Tujuh dosa politik rezim Bush yang dimaksud Johnson, editor senior jurnal Intelligence and National Security, adalah (1) tidak peduli dengan sekitar (ignorance), (2) dominasi eksekutif (executive branch dominance), (3) terlalu mengedepankan pendekatan militer (excessive emphasis on the military), (4) unilateralisme (unilateralism), (5) mengucilkan diri (isolationism), (6) minim empati (lack of empathy), dan (7) sombong (arrogance).
Meski menguak tujuh dosa politik Bush, sang profesor juga menawarkan “intensi” sebagai bentuk “indulgensi” atas dosa-dosa dimaksud dengan (1) ketidakpedulian dapat dikurangi dengan sharing informasi antara eksekutif dan legislatif. Pengetahuan seluruh kalangan –masyarakat awam sampai dengan pejabat tinggi– tentang negara lain juga perlu ditingkatkan, (2) kerjasama antara eksekutif dan legislatif dalam penyusunan kebijakan luar negeri, (3) kepercayaan terhadap informasi dari lembaga intelijen dan diplomat ditingkatkan, sehingga dapat dirumuskan solusi selain tindakan militer, (4) bekerjasama dengan negara lain dengan semangat tanggung jawab bersama, (5) kerjasama dengan PBB dan organisasi internasional lainnya ditingkatkan, (6), peduli dengan situasi dan kondisi yang dihadapi negara-negara miskin dan berkembang, serta berupaya menipiskan kesenjangan antara mereka dan negara maju, dan (7) belajar bersikap rendah hati di hadapan negara lain.

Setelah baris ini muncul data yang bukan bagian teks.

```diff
+def build_tiles(images, pack_idx, n_src, n_fpack=0):
+    tiles, cur, mapped = [], 0, 0
+    for img in images:
+        size = image_size(img)
+        assert img["dst"] == cur
+        ok = img["kind"] in ("fwd", "dgrad") and img["T"] * min(img.get("Ctot", 1), 64) <= _TARGET
+        if ok and img["kind"] == "fwd":
+            parts = img["parts"]
+            ok = [r0 for _, r0, _ in parts] == list(np.cumsum([0] + [o for _, _, o in parts[:-1]])) and sum(o for _, _, o in parts) == img["N"]
+        ok = ok and np.array_equal(expected_map(img), pack_idx[cur:cur + size])
+        if ok:
+            tiles += _fwd_tiles(img) if img["kind"] == "fwd" else _dgrad_tiles(img)
+        else:
+            tiles += _range_tiles(MAP, cur, size)
+            mapped += 1
+        cur += size
+    assert cur == len(pack_idx)
+    if n_fpack:
+        tiles += _range_tiles(F32, 0, n_fpack)
+    t = np.asarray(tiles, dtype=np.int64).reshape(-1, WORDS)
+    cp = t[t[:, 0] <= COPY_N]
+    if len(cp):
+        assert (cp[:, 1] >= 0).all() and (cp[:, 1] + (cp[:, 6] - 1) * cp[:, 2] + cp[:, 7] * cp[:, 8] <= n_src).all()
+        assert (cp[:, 3] >= 0).all() and (cp[:, 3] + (cp[:, 11] - 1) * cp[:, 4] + (cp[:, 8] - 1) * cp[:, 5] + cp[:, 9] <= cur).all()
+    rg = t[(t[:, 0] == MAP) | (t[:, 0] == ZERO)]
+    assert len(rg) == 0 or ((rg[:, 3] >= 0).all() and (rg[:, 3] + rg[:, 9] <= cur).all())
+    assert (t[:, 12:15] < 2 ** 32).all()
+    return t.astype(np.uint32).view(np.int32).reshape(-1, WORDS), mapped
+
+
+def emulate(tiles, src, pack_idx, fpack_idx=None):
+    out = np.zeros(len(pack_idx), dtype=np.float32)
+    hits = np.zeros(len(pack_idx), dtype=np.int32)
+    fout = None if fpack_idx is None else np.full(len(fpack_idx), np.nan, dtype=np.float32)
+
+    def div(x, m):
+        return x if m == 0 else (x * m) >> 32
+
+    for d in tiles.view(np.uint32).astype(np.int64):
+        kind, so_, ns, do_, so, st, NV, CV, T, VE, VV, OE, m_row, m_nvec, m_T = d[:15]
+        if kind in (MAP, ZERO):
+            sl = slice(do_, do_ + VE)
+            j = pack_idx[sl]
+            out[sl] = np.where(j >= 0, src[np.maximum(j, 0)], 0.0) if kind == MAP else 0.0
+            hits[sl] += 1
+            continue
+        if kind == F32:
+            j = fpack_idx[do_:do_ + VE]
+            fout[do_:do_ + VE] = np.where(j >= 0, src[np.maximum(j, 0)], 0.0)
+            continue
+        rowlen = CV * T
+        row = rowlen | 1
+        lds = np.full(LDS_FLOATS, np.nan, dtype=np.float32)
+        i = np.arange(NV * rowlen, dtype=np.int64)
+        n = div(i, m_row)
+        k = i - n * rowlen
+        assert (n == i // rowlen).all()
+        lds[n * row + k] = src[so_ + n * ns + k]
+        lv, lo = (T, row) if kind == COPY_C else (row, T)
+        nvec = (VE + 7) // 8
+        it = np.arange(OE * T * nvec, dtype=np.int64)
+        q = div(it, m_nvec)
+        vg = it - q * nvec
+        o = div(q, m_T)
+        t = q - o * T
+        assert (q == it // nvec).all() and (o == q // T).all()
+        for e in range(8):
+            v = vg * 8 + e
+            w = v < VE
+            a = (do_ + o * so + t * st + v)[w]
+            val = np.where(v < VV, lds[np.minimum(v, max(VV - 1, 0)) * lv + o * lo + t], 0.0)[w]
+            out[a] = val
+            np.add.at(hits, a, 1)
+    return out, hits, fout
diff --git a/yoloseries_amd/hipk.py b/yoloseries_amd/hipk.py
--- a/yoloseries_amd/hipk.py
+++ b/yoloseries_amd/hipk.py
@@ -216,6 +216,10 @@
     check(lib().yh_gather_f32(_p(src), _p(idx), idx.numel(), _p(dst), _st()), "yh_gather_f32")
 
 
+def pack_tiles(src, tiles, idx, dst, fidx, fdst):
+    check(lib().yh_pack_tiles(_p(src), _p(tiles), tiles.shape[0], _p(idx), _p(dst), _p(fidx), _p(fdst), _st()), "yh_pack_tiles")
+
+
 def sgd_step(p, g, buf, group, lr, wd, momentum, nesterov, first, grad_scale=None):
     check(lib().yh_sgd_step(_p(p), _p(g), _p(buf), _p(group), p.numel(), _p(lr), _p(wd), lr.numel(), momentum,
                             int(nesterov), int(first), _p(grad_scale), _st()), "yh_sgd_step")
```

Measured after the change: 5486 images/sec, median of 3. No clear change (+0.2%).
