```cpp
static int quantize_written_rows(Ctx& c, int l) {
  const rtv_dit_step* st = c.st;
  const rtv_attn_fp8_shadow* sh = c.fp8;
  if (!sh->k8[l] || !sh->v8t[l]) return set_error(-1, "dit: fp8 attention: a layer has no shadow");
  int a = st->cache_row0 + c.r0, n = c.rc;
  const int S = st->ring_lo, R = st->ring_size;
  int seg[3][2], ns = 0;
  if (R <= 0) {
    seg[ns][0] = a, seg[ns++][1] = n;
  } else {
    if (a < S) {
      const int m = n < S - a ? n : S - a;
      seg[ns][0] = a, seg[ns++][1] = m;
      a += m, n -= m;
    }
    if (n > 0) {
      const int p0 = S + (a - S + st->ring_shift) % R;
      const int first = n < S + R - p0 ? n : S + R - p0;
      seg[ns][0] = p0, seg[ns++][1] = first;
      if (n - first > R) return set_error(-1, "dit: fp8 attention: a call writes more rows than the ring holds");
      if (n > first) seg[ns][0] = S, seg[ns++][1] = n - first;
    }
  }
  void* amax = sh->amax ? sh->amax[l] : nullptr;
  for (int i = 0; i < ns; ++i)
    RTV_TRY(rtv_attn_quantize_kv(st->kv_k[l], st->kv_v[l], st->kv_row_stride, seg[i][0], seg[i][1], c.H, sh->k8[l], sh->v8t[l],
                                 sh->cache_rows, sh->k_scale, sh->v_scale, amax, c.stream));
  return 0;
}
// ... 236 lines not shown
  RTV_TRY(dit_begin(c));
  for (int l = 0; l < c.L; ++l) {
    if (st->kv_only && l == c.L - 1)
      return dit_layer_proj(c, l, RTV_PROJ_LN | RTV_PROJ_KV, 0, nullptr, nullptr);
    RTV_TRY(dit_layer_qkv(c, l));
    RTV_TRY(dit_layer_rest(c, l));
  }
  RTV_TRY(dit_head(c, c.b.hrow));
  return rtv_unpatchify(c.b.hrow, st->out, cfg->out_dim, c.F, c.gh, c.gw, stream);
}

extern "C" int rtv_dit_forward(const rtv_dit_config* cfg, const rtv_dit_weights* w, const rtv_dit_step* st,
                               void* workspace, size_t workspace_bytes, rtv_stream_t stream) {
  return dit_forward(cfg, w, st, nullptr, workspace, workspace_bytes, stream);
}

extern "C" int rtv_dit_forward_attn_fp8(const rtv_dit_config* cfg, const rtv_dit_weights* w, const rtv_dit_step* st,
                                        const rtv_attn_fp8_shadow* shadow, void* workspace, size_t workspace_bytes,
                                        rtv_stream_t stream) {
  if (!shadow) return set_error(-1, "dit: fp8 attention needs its shadow (rtv_attn_fp8_shadow)");
  return dit_forward(cfg, w, st, shadow, workspace, workspace_bytes, stream);
}

extern "C" int rtv_dit_lab_capture_self_attn(void* q_copy, void* o_copy) {
  g_capture_q = q_copy;
  g_capture_o = o_copy;
  return 0;
}

extern "C" int rtv_dit_set_direct_v(int on) {
  g_direct_v = on ? 1 : 0;
  return 0;
}
```

realtime_video_amd/csrc/elementwise.hip:

```cpp
#include "ln_row.h"
#include "rtv_common.h"
#include "rtv_internal.h"

namespace rtv {

static std::atomic<int> g_rope_wave{-1};
constexpr int ROPE_WAVE_MIN_ROWS = 2048;

__global__ __launch_bounds__(EW_THREADS) void layernorm_modulate_kernel(
    const bf16_t* __restrict__ x, bf16_t* __restrict__ out, int d, float eps,
    const bf16_t* __restrict__ shift, const bf16_t* __restrict__ scale, int frame_stride,
    int rows_per_frame, int row_offset, const bf16_t* __restrict__ weight, const bf16_t* __restrict__ bias) {
  __shared__ float red[8];
  bf16_t* orow = out + (size_t)blockIdx.x * d;
  layernorm_row(x, d, eps, shift, scale, frame_stride, rows_per_frame, row_offset, weight, bias, red,
                [&](int, int c, const float* o) { *(u32x4*)(orow + c * 8) = pack_bf16x8(o); });
}

__global__ __launch_bounds__(EW_THREADS) void rmsnorm_kernel(const bf16_t* __restrict__ x, int ldx,
                                                             bf16_t* __restrict__ out, int ldo, int d,
                                                             float eps,
                                                             const bf16_t* __restrict__ weight) {
  __shared__ float red[8];
  const int row = blockIdx.x;
// ... 35 lines not shown
}

constexpr int ROWS_PER_WG = 4;

struct RopeArgs {
  const bf16_t* qkv;
  bf16_t* q_out;
  bf16_t* k_cache;
  bf16_t* v_cache;
  int64_t cache_row_stride;
  int cache_row0;
  int M, d, hd;
  float eps;
  const bf16_t* wq;
  const bf16_t* wk;
  const float2* rope_cs;
  int gh, gw, start_frame, row_offset;
  int group_cols;
  int64_t q_group_stride, kv_group_stride;
  int ring_lo, ring_size, ring_shift;
  int parts;
};

__device__ __forceinline__ void rope8(float* x, const float2* w) {
#pragma unroll
  for (int t = 0; t < 4; ++t) {
    const float a = x[2 * t], b = x[2 * t + 1];
    x[2 * t] = a * w[t].x - b * w[t].y;
    x[2 * t + 1] = a * w[t].y + b * w[t].x;
  }
}

template <int CPL, bool LANE_CS>
__global__ __launch_bounds__(EW_THREADS) __attribute__((amdgpu_waves_per_eu(CPL <= 10 ? 5 : 3, 8))) void qk_norm_rope_cache_kernel(RopeArgs a) {
  const int lane = threadIdx.x & 63;
  const bool do_q = a.parts & 1, do_kv = a.parts & 2;
  const int nroles = do_kv ? 2 : 1;
  const int wid = __builtin_amdgcn_readfirstlane(blockIdx.x * ROWS_PER_WG + (threadIdx.x >> 6));
  const int row = wid / nroles, role = wid - row * nroles;
  if (row >= a.M) return;
  const int d = a.d;
  const int nchunks = d >> 3;
  const bf16_t* qr = a.qkv + (size_t)row * 3 * d;
  const bf16_t* vr = qr + 2 * d;
  const bool norm = role == 1 || do_q;
  const bf16_t* xr = role == 1 ? qr + d : qr;
  const bf16_t* wx = role == 1 ? a.wk : a.wq;

  const int half = a.hd >> 1;
  const int c1 = half / 3, c0 = half - 2 * c1;
  const int per_frame = a.gh * a.gw;
  const int grow = a.row_offset + row;
  const int f = grow / per_frame;
  const int rem = grow - f * per_frame;
  const int pos_h = rem / a.gw, pos_w = rem - pos_h * a.gw;
  const int pos_f = a.start_frame + f;
  auto load_cs = [&](int col, float2* w) {
    const int pj0 = (col % a.hd) >> 1;
#pragma unroll
    for (int t = 0; t < 4; ++t) {
      const int pj = pj0 + t;
      const int pos = pj < c0 ? pos_f : (pj < c0 + c1 ? pos_h : pos_w);
      w[t] = a.rope_cs[pos * half + pj];
    }
  };
  float2 cs[4];
  if (LANE_CS && norm) load_cs(lane * 8, cs);

  const int gc = a.group_cols;
  size_t kv_row = gc ? (size_t)row : (size_t)(a.cache_row0 + grow);
  if (!gc && a.ring_size > 0 && (int)kv_row >= a.ring_lo)
    kv_row = (size_t)(a.ring_lo + ((int)kv_row - a.ring_lo + a.ring_shift) % a.ring_size);
  bf16_t* xo = role == 1 ? a.k_cache + kv_row * a.cache_row_stride : a.q_out + (size_t)row * (gc ? gc : d);
  const int64_t x_group_stride = role == 1 ? a.kv_group_stride : a.q_group_stride;
  bf16_t* vo = a.v_cache + kv_row * a.cache_row_stride;

  u32x4 raw[CPL];
  if (norm) {
#pragma unroll
    for (int i = 0; i < CPL; ++i) {
      const int c = lane + i * 64;
      if (c < nchunks) raw[i] = *(const u32x4*)(xr + c * 8);
    }
  }
  if (do_kv && !(a.parts & 4)) {
    constexpr int VH = (CPL + 1) / 2;
    const int i0 = role * VH;
    u32x4 vraw[VH];
#pragma unroll
    for (int i = 0; i < VH; ++i) {
      const int c = lane + (i0 + i) * 64;
      if (i0 + i < CPL && c < nchunks) vraw[i] = *(const u32x4*)(vr + c * 8);
    }
#pragma unroll
    for (int i = 0; i < VH; ++i) {
      const int c = lane + (i0 + i) * 64;
      if (i0 + i < CPL && c < nchunks) {
        const int g = gc ? (c * 8) / gc : 0;
        *(u32x4*)(vo + g * a.kv_group_stride + (c * 8 - g * gc)) = vraw[i];
      }
    }
  }
  if (!norm) return;
  float acc4[4] = {0.f, 0.f, 0.f, 0.f};
#pragma unroll
  for (int i = 0; i < CPL; ++i) {
    if (lane + i * 64 < nchunks) {
      float t[8];
      unpack_bf16x8(raw[i], t);
#pragma unroll
      for (int j = 0; j < 8; ++j) acc4[i & 3] = __builtin_fmaf(t[j], t[j], acc4[i & 3]);
    }
  }
  const float sx = ((acc4[0] + acc4[1]) + acc4[2]) + acc4[3];
  const float rx = rsqrtf(wave_sum(sx) / (float)d + a.eps);
  asm volatile("" ::: "memory");
#pragma unroll
  for (int i = 0; i < CPL; ++i) launder(raw[i]);
#pragma unroll
  for (int i = 0; i < CPL; ++i) {
    const int c = lane + i * 64;
    if (c < nchunks) {
      const int g = gc ? (c * 8) / gc : 0;
      const int col = c * 8 - g * gc;
      float2 wc[4];
      if (!LANE_CS) load_cs(c * 8, wc);
      float w8[8], x[8];
      unpack_bf16x8(*(const u32x4*)(wx + c * 8), w8);
      unpack_bf16x8(raw[i], x);
#pragma unroll
      for (int j = 0; j < 8; ++j) x[j] = round_bf16(round_bf16(x[j] * rx) * w8[j]);
      rope8(x, LANE_CS ? cs : wc);
      *(u32x4*)(xo + g * x_group_stride + col) = pack_bf16x8(x);
    }
  }
}

__device__ __forceinline__ void block_sum2(float& a, float& b, float* red ) {
  const int l = threadIdx.x & 63;
  red[threadIdx.x] = a;
  red[256 + threadIdx.x] = b;
  __syncthreads();
  a = wave_sum(((red[l] + red[64 + l]) + red[128 + l]) + red[192 + l]);
  b = wave_sum(((red[256 + l] + red[320 + l]) + red[384 + l]) + red[448 + l]);
}

__device__ __forceinline__ void rope8_cols(float* x, int col, int hd, int c0, int c1, int pos_f, int pos_h,
                                      int pos_w, const float2* __restrict__ cs) {
  const int half = hd >> 1;
  const int pj0 = (col % hd) >> 1;
#pragma unroll
  for (int t = 0; t < 4; ++t) {
    int pj = pj0 + t;
    int pos = pj < c0 ? pos_f : (pj < c0 + c1 ? pos_h : pos_w);
// ... 144 lines not shown
    int xh = (int)(t % Hh);
    t /= Hh;
    int f = (int)(t % F);
    int c = (int)(t / F);
    int h = xh >> 1, q = xh & 1, w = xw >> 1, r = xw & 1;
    size_t m = ((size_t)f * gh + h) * gw + w;
    x[i] = rows[m * (C * 4) + (q * 2 + r) * C + c];
  }
}

}

namespace rtv {
int qk_norm_rope_check(int64_t cache_row_stride, int cache_row0, int M, int d, int num_heads, int F, int gh, int gw, int start_frame,
                       int row_offset, int group_cols, int64_t q_group_stride, int64_t kv_group_stride, int ring_lo, int ring_size,
                       int ring_shift, int parts) {
  if (M <= 0) return 0;
  if (parts < 1 || parts > 7 || parts == 4 || parts == 5) return set_error(-1, "qk_norm_rope_cache: parts must be 1 (q), 2 (k, v) or 3 (+ 4: V in place)");
  if (ring_size < 0 || ring_lo < 0 || ring_shift < 0 || (ring_size > 0 && ring_shift >= ring_size))
    return set_error(-1, "qk_norm_rope_cache: bad ring (need ring_lo >= 0, 0 <= ring_shift < ring_size)");
  if (ring_size > 0 && cache_row0 + row_offset + M > ring_lo + ring_size)
    return set_error(-1, "qk_norm_rope_cache: rows beyond the end of the ring");
  if (num_heads <= 0 || d % num_heads) return set_error(-1, "qk_norm_rope_cache: d % num_heads != 0");
  const int hd = d / num_heads;
  if (d % 8 || d > EW_THREADS * 8 * EW_MAXC || hd % 8 || cache_row_stride % 8)
    return set_error(-1, "qk_norm_rope_cache: alignment (d, head_dim, cache stride multiples of 8; d <= 8192)");
  if (row_offset < 0 || row_offset + M > F * gh * gw) return set_error(-1, "qk_norm_rope_cache: rows outside the F*gh*gw token grid");
  if (start_frame < 0 || start_frame + F > 1024 || gh > 1024 || gw > 1024)
    return set_error(-1, "qk_norm_rope_cache: position exceeds the 1024-entry RoPE table");
  if (cache_row0 < 0) return set_error(-1, "qk_norm_rope_cache: negative cache row");
  if (group_cols && (group_cols % hd || d % group_cols || q_group_stride % 8 || kv_group_stride % 8))
    return set_error(-1, "qk_norm_rope_cache: head groups must be whole heads dividing d");
  return 0;
}

int qk_norm_rope_launch(const void* qkv, void* q_out, void* k_cache, void* v_cache, int64_t cache_row_stride,
                        int cache_row0, int M, int d, int num_heads, float eps, const void* wq, const void* wk,
                        const void* rope_cs, int F, int gh, int gw, int start_frame, int row_offset, int group_cols,
                        int64_t q_group_stride, int64_t kv_group_stride, int ring_lo, int ring_size, int ring_shift,
                        int parts, rtv_stream_t stream) {
  if (M <= 0) return 0;
  if (qk_norm_rope_check(cache_row_stride, cache_row0, M, d, num_heads, F, gh, gw, start_frame, row_offset, group_cols, q_group_stride,
                         kv_group_stride, ring_lo, ring_size, ring_shift, parts))
    return -1;
  const int hd = d / num_heads;
  RopeArgs a;
  a.qkv = (const bf16_t*)qkv;
  a.q_out = (bf16_t*)q_out;
  a.k_cache = (bf16_t*)k_cache;
  a.v_cache = (bf16_t*)v_cache;
  a.cache_row_stride = cache_row_stride;
  a.cache_row0 = cache_row0;
  a.M = M;
  a.d = d;
  a.hd = hd;
  a.eps = eps;
  a.wq = (const bf16_t*)wq;
  a.wk = (const bf16_t*)wk;
  a.rope_cs = (const float2*)rope_cs;
  a.gh = gh;
  a.gw = gw;
  a.start_frame = start_frame;
  a.row_offset = row_offset;
  a.group_cols = group_cols;
  a.q_group_stride = q_group_stride;
  a.kv_group_stride = kv_group_stride;
  a.ring_lo = ring_lo;
  a.ring_size = ring_size;
  a.ring_shift = ring_shift;
  a.parts = parts;
  ProfScope prof(PROF_ROPE, (hipStream_t)stream, ((parts & 1 ? 2.0 : 0.0) + (parts & 2 ? (parts & 4 ? 2.0 : 4.0) : 0.0)) * M * d * 2);
  const int g_sel = g_rope_wave.load(std::memory_order_relaxed);
  if (g_sel == 0 || (g_sel < 0 && M < ROPE_WAVE_MIN_ROWS)) {
    hipLaunchKernelGGL(qk_norm_rope_cache_block_kernel, dim3(M), dim3(EW_THREADS), 0, (hipStream_t)stream, a);
    return check_launch("qk_norm_rope_cache");
  }
  const int waves = M * ((parts & 2) ? 2 : 1);
  const dim3 grid((waves + ROWS_PER_WG - 1) / ROWS_PER_WG);
#define RTV_ROPE_CALL(CPL)                                                                                                  \
  if (512 % hd == 0) hipLaunchKernelGGL((qk_norm_rope_cache_kernel<CPL, true>), grid, dim3(EW_THREADS), 0, (hipStream_t)stream, a); \
  else hipLaunchKernelGGL((qk_norm_rope_cache_kernel<CPL, false>), grid, dim3(EW_THREADS), 0, (hipStream_t)stream, a)
  RTV_ROW_DISPATCH(d, RTV_ROPE_CALL);
#undef RTV_ROPE_CALL
  return check_launch("qk_norm_rope_cache");
}

__global__ void regroup_heads_kernel(const u32x4* __restrict__ in, u32x4* __restrict__ out, int rows, int G, int gc8) {
  const size_t total = (size_t)rows * G * gc8;
  for (size_t i = (size_t)blockIdx.x * blockDim.x + threadIdx.x; i < total; i += (size_t)gridDim.x * blockDim.x) {
    const int c = (int)(i % gc8);
    const size_t t = i / gc8;
    const int g = (int)(t % G);
    const size_t r = t / G;
    out[i] = in[((size_t)g * rows + r) * gc8 + c];
  }
}

__global__ void pixels_to_rgb8_kernel(const float* __restrict__ px, uint8_t* __restrict__ out, int T, size_t hw) {
  const size_t quads = hw >> 2;
  const size_t total = (size_t)T * quads;
  for (size_t i = (size_t)blockIdx.x * blockDim.x + threadIdx.x; i < total; i += (size_t)gridDim.x * blockDim.x) {
    const size_t t = i / quads, q = i - t * quads;
    const float* base = px + t * 3 * hw + q * 4;
    float4 c[3];
#pragma unroll
    for (int ch = 0; ch < 3; ++ch) c[ch] = *(const float4*)(base + ch * hw);
// ... 68 lines not shown

int rtv_pixels_to_rgb8(const void* pixels, void* rgb8, int T, int H, int W, rtv_stream_t stream) {
  if (T <= 0 || H <= 0 || W <= 0) return 0;
  if (!pixels || !rgb8) return set_error(-1, "pixels_to_rgb8: null argument");
  const size_t hw = (size_t)H * W;
  if (hw % 4 || ((uintptr_t)pixels & 15) || ((uintptr_t)rgb8 & 3))
    return set_error(-1, "pixels_to_rgb8: H*W must be a multiple of 4, pixels 16-byte and rgb8 4-byte aligned");
  const size_t total = (size_t)T * (hw / 4);
  int blocks = (int)((total + 255) / 256);
  if (blocks > 8192) blocks = 8192;
  ProfScope prof(PROF_MISC, (hipStream_t)stream, (double)T * hw * 15.0);
  hipLaunchKernelGGL(pixels_to_rgb8_kernel, dim3(blocks), dim3(256), 0, (hipStream_t)stream, (const float*)pixels,
                     (uint8_t*)rgb8, T, hw);
  return check_launch("pixels_to_rgb8");
}

int rtv_qk_norm_rope_cache(const void* qkv, void* q_out, void* k_cache, void* v_cache,
                           int64_t cache_row_stride, int cache_row0, int M, int d, int num_heads, float eps,
                           const void* wq, const void* wk, const void* rope_cs, int F, int gh, int gw,
                           int start_frame, int row_offset, rtv_stream_t stream) {
  return rtv::qk_norm_rope_launch(qkv, q_out, k_cache, v_cache, cache_row_stride, cache_row0, M, d, num_heads, eps, wq, wk,
                                  rope_cs, F, gh, gw, start_frame, row_offset, 0, 0, 0, 0, 0, 0, 3, stream);
}
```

Begitu pula saat fungsionaris Partai Golkar Fahmi Idris dkk mendukung pembentukan Koalisi Kebangsaan dan pasangan Megawati-Hasyim Muzadi dalam pemilihan presiden (pilpres) putaran kedua September 2004, Ketua Umum Partai Golkar (kala itu) Akbar Tanjung menyebut Fahmi dkk telah melakukan dosa politik. Mereka dianggap merongrong, membangkang, dan merusak citra partai karena melanggar hasil Rapat Pimpinan (Rapim) IX Partai Golkar. Termasuk juga melanggar Anggaran Dasar dan Anggaran Rumah Tangga (AD/ART) Golkar dengan membentuk Forum Pembaruan Partai Golkar (FPPG) sebagai forum tandingan yang liar (Tempo Interaktif, 18/10 2004).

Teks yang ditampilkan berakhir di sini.